The James River was nearly a mile wide at that point. George could just make out the masts of the ships-it seemed

there were more than one-against the night sky, but their hulls were lost in the darkness.

For a long time he just sat, staring at the dark, skeletal masts with the same morbid disinterest with which he had looked at Ripley’s dead body, the round hole in his forehead. Anyone who heard the tale of his going to plead with Marlowe would think it an act of altruistic humility, but that was not all of it. His family had nothing now, nothing but their good name, and if LeRois lived to tell of his father’s entanglements with the pirates, then that too would be gone. He needed LeRois destroyed, and he hoped and prayed Marlowe could do it.
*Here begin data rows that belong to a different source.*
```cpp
MfmaGeom mfma_geometry(const DevParams& hp, uint32_t rows, uint32_t cols, int wide_override, bool allow_top4) {
  MfmaGeom gm{};
  uint32_t bits = 0;
  for (uint32_t i = 0; i < hp.k; ++i) bits = std::max<uint32_t>(bits, 64 - (uint32_t)__builtin_clzll(hp.mod[i].q));
  if (bits <= 39) gm.L = 5;
  else if (bits <= 47) gm.L = 6;
  else if (bits <= 55) gm.L = 7;
  else return gm;
  if (rows < 1 || cols < 1) { gm.L = 0; return gm; }
  gm.RT = (rows + 15) / 16;
  gm.KG = (cols + 15) / 16;
  const uint32_t steps = (gm.KG + 3) / 4;
  const uint32_t narrow_ks = gm.L <= 6 ? 3 : 2, wide_ks = gm.L <= 6 ? 7 : 6;
  bool wide = steps > narrow_ks;
  if (wide_override >= 0) wide = wide_override != 0;
  gm.NW = wide ? 4 : 8;
  const uint32_t max_ks = wide ? wide_ks : narrow_ks;
  gm.KS = std::min(max_ks, steps);
  gm.nchunks = (steps + gm.KS - 1) / gm.KS;
  if (gm.nchunks > (uint32_t)kMaxScanChunks) { gm.L = 0; return gm; }
  gm.GC = (gm.KG + gm.nchunks - 1) / gm.nchunks;
  gm.KS = (gm.GC + 3) / 4;
  if (wide && gm.KS < 3) gm.NW = 8;
  gm.top4 = allow_top4 && gm.L <= 6 && bits <= 8 * (gm.L - 1) + 4 ? 1 : 0;
  gm.tile_bytes = tile_bytes(gm.L, gm.top4 != 0);
  const size_t kN = (size_t)hp.k * hp.N;
  gm.db_bytes = kN * gm.RT * gm.KG * gm.tile_bytes;
  gm.sel_bytes = kN * gm.KG * gm.tile_bytes;
  return gm;
}

hipError_t launch_db_pack(hipStream_t st, const DevParams* P, const MfmaGeom& gm, const uint64_t* db, uint8_t* dbp,
                          uint32_t rows, uint32_t cols, uint32_t kN, uint32_t slot0, uint32_t nslots) {
  return launch_db_pack_band(st, P, gm, db, dbp, 0, gm.RT, (uint64_t)rows * cols, cols, kN, slot0, nslots);
}

hipError_t launch_db_pack_band(hipStream_t st, const DevParams* P, const MfmaGeom& gm, const uint64_t* band, uint8_t* dbp,
                               uint32_t rt0, uint32_t n_rt, uint64_t npts, uint32_t cols, uint32_t kN, uint32_t slot0,
                               uint32_t nslots) {
  if (nslots == 0) nslots = kN - slot0;
  if (slot0 % 16 || nslots % 16 || slot0 + nslots > kN) return hipErrorInvalidValue;
  if (!n_rt || n_rt > 65535 || rt0 > gm.RT || n_rt > gm.RT - rt0 || (cols + 15) / 16 != gm.KG ||
      npts > (uint64_t)n_rt * 16 * cols)
    return hipErrorInvalidValue;
  const dim3 grid(nslots / 16, n_rt, gm.KG);
#define PIRGPU_DBPACK(L_, T_)                                                                                      \
  hipLaunchKernelGGL((db_pack_band_kernel<L_, T_>), grid, dim3(256), 0, st, P, band, dbp, npts, cols, kN, rt0, gm.RT, \
                     gm.KG, gm.GC, slot0)
  switch (gm.L) {
    case 5:
      if (gm.top4) PIRGPU_DBPACK(5, true);
      else PIRGPU_DBPACK(5, false);
      break;
    case 6:
      if (gm.top4) PIRGPU_DBPACK(6, true);
      else PIRGPU_DBPACK(6, false);
      break;
    case 7: PIRGPU_DBPACK(7, false); break;
    default: return hipErrorInvalidValue;
  }
#undef PIRGPU_DBPACK
  return hipGetLastError();
}

hipError_t launch_db_unpack(hipStream_t st, const DevParams* P, const MfmaGeom& gm, const uint8_t* dbp, uint64_t* out,
                            uint32_t row, uint32_t col, uint32_t kN) {
  const dim3 grid((kN + 255) / 256);
  switch (gm.L) {
    case 5:
      if (gm.top4) hipLaunchKernelGGL((db_unpack_kernel<5, true>), grid, dim3(256), 0, st, P, dbp, out, row, col, kN, gm.RT, gm.KG, gm.GC);
      else hipLaunchKernelGGL((db_unpack_kernel<5, false>), grid, dim3(256), 0, st, P, dbp, out, row, col, kN, gm.RT, gm.KG, gm.GC);
      break;
    case 6:
      if (gm.top4) hipLaunchKernelGGL((db_unpack_kernel<6, true>), grid, dim3(256), 0, st, P, dbp, out, row, col, kN, gm.RT, gm.KG, gm.GC);
      else hipLaunchKernelGGL((db_unpack_kernel<6, false>), grid, dim3(256), 0, st, P, dbp, out, row, col, kN, gm.RT, gm.KG, gm.GC);
      break;
    case 7: hipLaunchKernelGGL((db_unpack_kernel<7, false>), grid, dim3(256), 0, st, P, dbp, out, row, col, kN, gm.RT, gm.KG, gm.GC); break;
    default: return hipErrorInvalidValue;
  }
  return hipGetLastError();
}

hipError_t launch_db_gather(hipStream_t st, const DevParams* P, const MfmaGeom& gm, const uint8_t* dbp,
                            const DbUnit* units, uint32_t n_units, uint64_t* out, uint32_t N) {
  if (!n_units) return hipSuccess;
  if (n_units > 65535) return hipErrorInvalidValue;
  const dim3 grid((N + 255) / 256, n_units);
#define PIRGPU_DBGATHER(L_, T_) \
  hipLaunchKernelGGL((db_gather_kernel<L_, T_>), grid, dim3(256), 0, st, P, dbp, units, out, N, gm.RT, gm.KG, gm.GC)
  switch (gm.L) {
    case 5:
      if (gm.top4) PIRGPU_DBGATHER(5, true);
      else PIRGPU_DBGATHER(5, false);
      break;
    case 6:
      if (gm.top4) PIRGPU_DBGATHER(6, true);
      else PIRGPU_DBGATHER(6, false);
      break;
    case 7: PIRGPU_DBGATHER(7, false); break;
    default: return hipErrorInvalidValue;
  }
#undef PIRGPU_DBGATHER
  return hipGetLastError();
}

hipError_t launch_db_pack_update(hipStream_t st, const DevParams* P, const MfmaGeom& gm, const uint64_t* enc,
                                 const DbUnit* units, uint32_t n_units, uint8_t* dbp, uint32_t kN, uint32_t slot0,
                                 uint32_t nslots) {
  if (!n_units) return hipSuccess;
  if (nslots == 0) nslots = kN - slot0;
  if (n_units > 65535 || slot0 % 16 || nslots % 16 || slot0 + nslots > kN) return hipErrorInvalidValue;
  const dim3 grid((nslots + 255) / 256, n_units);
#define PIRGPU_DBPACKUPD(L_, T_)                                                                                    \
  hipLaunchKernelGGL((db_pack_update_kernel<L_, T_>), grid, dim3(256), 0, st, P, enc, units, dbp, kN, slot0, nslots, \
                     gm.RT, gm.KG, gm.GC)
  switch (gm.L) {
    case 5:
      if (gm.top4) PIRGPU_DBPACKUPD(5, true);
      else PIRGPU_DBPACKUPD(5, false);
      break;
    case 6:
      if (gm.top4) PIRGPU_DBPACKUPD(6, true);
      else PIRGPU_DBPACKUPD(6, false);
      break;
    case 7: PIRGPU_DBPACKUPD(7, false); break;
    default: return hipErrorInvalidValue;
  }
#undef PIRGPU_DBPACKUPD
  return hipGetLastError();
}

hipError_t launch_sel_pack(hipStream_t st, const DevParams* P, const MfmaGeom& gm, const MfmaPtrs& sv, uint32_t nq,
                           uint8_t* selp, uint32_t cols, uint32_t kN, bool sel_f64, const SliceMap* map) {
  const int f = sel_f64 ? 1 : 0;
  const dim3 grid(kN / 16, gm.KG);
  SliceMap m{};
  if (map) {
    m = *map;
    if (m.n > (uint32_t)kMaxSlices || m.cut[0] != 0 || m.cut[m.n] != kN) return hipErrorInvalidValue;
    for (uint32_t r = 0; r <= m.n; ++r)
      if (m.cut[r] % 16) return hipErrorInvalidValue;
  }
#define PIRGPU_SELPACK(L_, T_) \
  hipLaunchKernelGGL((sel_pack_kernel<L_, T_>), grid, dim3(256), 0, st, P, sv, nq, selp, cols, kN, gm.KG, f, m)
  switch (gm.L) {
    case 5:
      if (gm.top4) PIRGPU_SELPACK(5, true);
      else PIRGPU_SELPACK(5, false);
      break;
    case 6:
      if (gm.top4) PIRGPU_SELPACK(6, true);
      else PIRGPU_SELPACK(6, false);
      break;
    case 7: PIRGPU_SELPACK(7, false); break;
    default: return hipErrorInvalidValue;
  }
#undef PIRGPU_SELPACK
  return hipGetLastError();
}

hipError_t launch_slots_assemble(hipStream_t st, const uint64_t* src, uint64_t* dst, const SliceMap& map, uint32_t RC,
                                 uint32_t kN, uint32_t nq, uint64_t dst_qstride, uint32_t nq_total, uint32_t q0) {
  if (map.n == 0 || map.n > (uint32_t)kMaxSlices || map.cut[0] != 0 || map.cut[map.n] != kN || q0 + nq > nq_total)
    return hipErrorInvalidValue;
  hipLaunchKernelGGL(slots_assemble_kernel, dim3((kN / 2 + 255) / 256, RC, nq), dim3(256), 0, st, src, dst, map, RC, kN,
                     dst_qstride, nq_total, q0);
  return hipGetLastError();
}

static uint32_t scan_wgs_all() {
  static const uint32_t wgs_all = [] {
    const char* v = pirgpu_env("PIRGPU_SCAN_MFMA_WGS");
    if (v && *v) return (uint32_t)strtoul(v, nullptr, 10);
    hipDeviceProp_t prop;
    int dev = 0;
    if (hipGetDevice(&dev) != hipSuccess || hipGetDeviceProperties(&prop, dev) != hipSuccess) return 256u;
    return (uint32_t)prop.multiProcessorCount;
  }();
  return wgs_all;
}

template <int L, int KS, int NW, bool TOP4, bool F64F>
static void launch_scan_mfma_variant(hipStream_t st, const DevParams* P, const MfmaGeom& gm, const uint8_t* dbp,
                                     const ScanGroups& grp, uint32_t rows, uint64_t chunk_stride, uint32_t wgs_req,
                                     uint32_t slot0, uint32_t nslots, uint64_t out_qstride, uint32_t out_rstride,
                                     bool blk_major) {
  const uint32_t wgs = wgs_req ? std::min(wgs_req, scan_wgs_all()) : scan_wgs_all();
  ChunkPlan plan{};
  plan.nchunks = gm.nchunks;
  const uint32_t units = nslots / NW * std::max<uint32_t>(grp.n, 1);
  const uint32_t share = std::min<uint32_t>(units, std::max<uint32_t>(1, wgs / std::min<uint32_t>(gm.nchunks, wgs)));
  for (uint32_t c = 0; c <= gm.nchunks; ++c) plan.first[c] = c * share;
  hipLaunchKernelGGL((scan_mfma_kernel<L, KS, NW, TOP4, F64F>), dim3(gm.nchunks * share), dim3(NW * 64), 0, st, P, dbp, grp,
                     rows, gm.RT, gm.KG, chunk_stride, plan, gm.GC, slot0, nslots, out_qstride, out_rstride,
                     blk_major ? 1u : 0u);
}

hipError_t launch_scan_mfma_groups(hipStream_t st, const DevParams* P, const MfmaGeom& gm, const uint8_t* dbp,
                                   const ScanGroups& grp, uint32_t rows, uint64_t chunk_stride, uint32_t wgs, bool f64_fold,
                                   uint32_t slot0, uint32_t nslots, uint64_t out_qstride, uint32_t out_rstride, bool blk_major) {
  if (grp.n == 0 || grp.n > (uint32_t)kMaxScanGroups || nslots == 0 || nslots % gm.NW) return hipErrorInvalidValue;
#define PIRGPU_MFMA_ARGS st, P, gm, dbp, grp, rows, chunk_stride, wgs, slot0, nslots, out_qstride, out_rstride, blk_major
#define PIRGPU_MFMA_CASE(L_, KS_, NW_)                                                                    \
  if (gm.L == L_ && gm.KS == KS_ && gm.NW == NW_) {                                                                 \
    if constexpr (L_ <= 6) {                                                                                         \
      if (gm.top4) {                                                                                                 \
        if (f64_fold) launch_scan_mfma_variant<L_, KS_, NW_, true, true>(PIRGPU_MFMA_ARGS);                          \
        else launch_scan_mfma_variant<L_, KS_, NW_, true, false>(PIRGPU_MFMA_ARGS);                                  \
        return hipGetLastError();                                                                                    \
      }                                                                                                              \
    }                                                                                                                \
    if (gm.top4) return hipErrorInvalidValue;                                                                        \
    if (f64_fold) launch_scan_mfma_variant<L_, KS_, NW_, false, true>(PIRGPU_MFMA_ARGS);                             \
    else launch_scan_mfma_variant<L_, KS_, NW_, false, false>(PIRGPU_MFMA_ARGS);                                     \
    return hipGetLastError();                                                                                        \
  }
  PIRGPU_MFMA_CASE(5, 1, 8) PIRGPU_MFMA_CASE(5, 2, 8) PIRGPU_MFMA_CASE(5, 3, 8)
  PIRGPU_MFMA_CASE(6, 1, 8) PIRGPU_MFMA_CASE(6, 2, 8) PIRGPU_MFMA_CASE(6, 3, 8)
  PIRGPU_MFMA_CASE(7, 1, 8) PIRGPU_MFMA_CASE(7, 2, 8)
  PIRGPU_MFMA_CASE(5, 3, 4) PIRGPU_MFMA_CASE(5, 4, 4) PIRGPU_MFMA_CASE(5, 5, 4) PIRGPU_MFMA_CASE(5, 6, 4) PIRGPU_MFMA_CASE(5, 7, 4)
  PIRGPU_MFMA_CASE(6, 3, 4) PIRGPU_MFMA_CASE(6, 4, 4) PIRGPU_MFMA_CASE(6, 5, 4) PIRGPU_MFMA_CASE(6, 6, 4) PIRGPU_MFMA_CASE(6, 7, 4)
  PIRGPU_MFMA_CASE(7, 3, 4) PIRGPU_MFMA_CASE(7, 4, 4) PIRGPU_MFMA_CASE(7, 5, 4) PIRGPU_MFMA_CASE(7, 6, 4)
#undef PIRGPU_MFMA_CASE
#undef PIRGPU_MFMA_ARGS
  return hipErrorInvalidValue;
}

bool scan_mfma_runs_supported(const MfmaGeom& gm) {
  return gm.L >= 5 && gm.L <= 7 && gm.NW == 8 && gm.KS >= 1 && gm.KS <= (gm.L == 5 ? 3u : 2u);
}

template <int L, int KS, bool TOP4, bool F64F>
static void launch_scan_mfma_runs_variant(hipStream_t st, const DevParams* P, const MfmaGeom& gm, const ScanGroupsDb& grp,
                                          uint32_t rows, uint64_t chunk_stride, uint32_t wgs_req, uint32_t kN,
                                          uint64_t out_qstride) {
  constexpr int NW = 8;
  const uint32_t wgs = wgs_req ? std::min(wgs_req, scan_wgs_all()) : scan_wgs_all();
  ChunkPlan plan{};
  plan.nchunks = gm.nchunks;
  const uint32_t units = kN / NW * grp.n;
  const uint32_t share = std::min<uint32_t>(units, std::max<uint32_t>(1, wgs / std::min<uint32_t>(gm.nchunks, wgs)));
  for (uint32_t c = 0; c <= gm.nchunks; ++c) plan.first[c] = c * share;
  hipLaunchKernelGGL((scan_mfma_runs_kernel<L, KS, NW, TOP4, F64F>), dim3(gm.nchunks * share), dim3(NW * 64), 0, st, P, grp,
                     rows, gm.RT, gm.KG, chunk_stride, plan, gm.GC, kN, out_qstride);
}

hipError_t launch_scan_mfma_runs(hipStream_t st, const DevParams* P, const MfmaGeom& gm, const ScanGroupsDb& grp,
                                 uint32_t rows, uint32_t kN, uint64_t chunk_stride, uint32_t wgs, bool f64_fold,
                                 uint64_t out_qstride) {
  if (grp.n == 0 || grp.n > (uint32_t)kMaxScanGroups || kN == 0 || kN % 8 || !scan_mfma_runs_supported(gm))
    return hipErrorInvalidValue;
  for (uint32_t g = 0; g < grp.n; ++g)
    if (!grp.db[g] || !grp.sel[g] || !grp.out[g] || grp.nq[g] == 0 || grp.nq[g] > kMaxMfmaQueries) return hipErrorInvalidValue;
#define PIRGPU_RUNS_ARGS st, P, gm, grp, rows, chunk_stride, wgs, kN, out_qstride
#define PIRGPU_RUNS_CASE(L_, KS_)                                                          \
  if (gm.L == L_ && gm.KS == KS_) {                                                        \
    if constexpr (L_ <= 6) {                                                               \
      if (gm.top4) {                                                                       \
        if (f64_fold) launch_scan_mfma_runs_variant<L_, KS_, true, true>(PIRGPU_RUNS_ARGS); \
        else launch_scan_mfma_runs_variant<L_, KS_, true, false>(PIRGPU_RUNS_ARGS);        \
        return hipGetLastError();                                                          \
      }                                                                                    \
    }                                                                                      \
    if (gm.top4) return hipErrorInvalidValue;                                              \
    if (f64_fold) launch_scan_mfma_runs_variant<L_, KS_, false, true>(PIRGPU_RUNS_ARGS);   \
    else launch_scan_mfma_runs_variant<L_, KS_, false, false>(PIRGPU_RUNS_ARGS);           \
    return hipGetLastError();                                                              \
  }
  PIRGPU_RUNS_CASE(5, 1) PIRGPU_RUNS_CASE(5, 2) PIRGPU_RUNS_CASE(5, 3)
  PIRGPU_RUNS_CASE(6, 1) PIRGPU_RUNS_CASE(6, 2)
  PIRGPU_RUNS_CASE(7, 1) PIRGPU_RUNS_CASE(7, 2)
#undef PIRGPU_RUNS_CASE
#undef PIRGPU_RUNS_ARGS
  return hipErrorInvalidValue;
}

hipError_t launch_scan_mfma(hipStream_t st, const DevParams* P, const MfmaGeom& gm, const uint8_t* dbp,
                            const uint8_t* selp, uint64_t* out, uint64_t out_qstride, uint32_t nq, uint32_t rows,
                            uint32_t kN, uint64_t chunk_stride, uint32_t wgs, bool f64_fold) {
  ScanGroups grp{};
  grp.n = 1;
  grp.sel[0] = selp;
  grp.out[0] = out;
  grp.nq[0] = (uint8_t)nq;
  return launch_scan_mfma_groups(st, P, gm, dbp, grp, rows, chunk_stride, wgs, f64_fold, 0, kN, out_qstride, kN, false);
}

}
```

### pir_amd/csrc/scan_mfma_body.inc

```
  constexpr uint32_t TB = tile_bytes(L, TOP4);
  constexpr int LF = TOP4 ? L - 1 : L;
  constexpr int NS = 2 * L - 1;
  constexpr int NG = (NS + 4) / 5;
  constexpr bool kDirect = PIRGPU_SCAN_DIRECT != 0;
  __shared__ __attribute__((aligned(16))) uint64_t stage[kDirect ? 1 : 2][kDirect ? 1 : 16][kDirect ? 1 : 16][NW + PIRGPU_SCAN_PAD];
  const int w = threadIdx.x >> 6, l = threadIdx.x & 63;
  const int g = l >> 4, i16 = l & 15;
  constexpr int LOGNW = NW == 8 ? 3 : 2;
  const uint32_t nblocks = nslots >> LOGNW;
  const uint32_t nunits = nblocks * grp.n;
  uint32_t ch = 0;
  while (ch + 1 < plan.nchunks && blockIdx.x >= plan.first[ch + 1]) ++ch;
  const uint32_t wg_in_chunk = blockIdx.x - plan.first[ch], wgs_in_chunk = plan.first[ch + 1] - plan.first[ch];
  const uint32_t kg0 = ch * GC;
  const uint32_t gc = KG - kg0 < GC ? KG - kg0 : GC;
  const size_t slab = (size_t)RT * KG * TB;
  const size_t chunk_base = (size_t)RT * kg0 * TB;
  const size_t rt_stride = (size_t)gc * TB;
  const uint32_t lane16 = i16 * 16, lane8 = i16 * 8;

  v4i B[KS][L], A[KS][LF];
  v2i A4[KS];
  auto load_B = [&](uint32_t gi, uint32_t jl) {
    const uint8_t* selp = grp.sel[gi];
    const uint32_t nx = 2u * grp.nq[gi];
#pragma unroll
    for (int ks = 0; ks < KS; ++ks) {
      const uint32_t gl = ks * 4 + g, kg = kg0 + gl;
      const uint8_t* blk = selp + ((size_t)jl * KG + kg) * TB;
#pragma unroll
      for (int b = 0; b < L; ++b) {
        B[ks][b] = v4i{0, 0, 0, 0};
        if (gl < gc && (uint32_t)i16 < nx) {
          if (TOP4 && b == L - 1) B[ks][b] = expand_top4(*reinterpret_cast<const v2i*>(blk + b * 256 + lane8));
          else B[ks][b] = *reinterpret_cast<const v4i*>(blk + b * 256 + lane16);
        }
      }
    }
  };
  auto load_A = [&](int ks, const uint8_t* base, uint32_t gl) {
    const uint8_t* blk = base + (size_t)gl * TB;
#pragma unroll
    for (int a = 0; a < LF; ++a) A[ks][a] = load_tile(blk + a * 256 + lane16);
    if constexpr (TOP4) A4[ks] = load_tile8(blk + (L - 1) * 256 + lane8);
  };
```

His eyes moved over to a clump of bushes on the bank twenty feet away. Behind the bushes he knew he would find a canoe. The Finches had kept one there for years, to use for fishing or other recreation. He looked out at the pirates again, then back toward the canoe. Was there anything he could do to hurry the pirates’ destruction along?

The instinct that had been driving him that night forced him to ride down to the bushes, to dismount, to see that the boat was still there and the paddles still lying on the thwarts. He looked out toward the pirate ships. He had no idea of what he might do.

He felt a spark of fear and panic flash through him, but there was something delicious about it, something thrilling and redemptive. He had no thought of dying, because he no longer had any thought of living. He was ruined, he was humiliated, he was a part of the clan that had unleashed the terror on the colony. He was as much a burnt-out shell as his family’s home.

He pushed the canoe into the water, just as he and the Finch boys had done so many times in the past. He climbed in, carefully, and found his balance, then dipped the paddle into the river and started for the other side.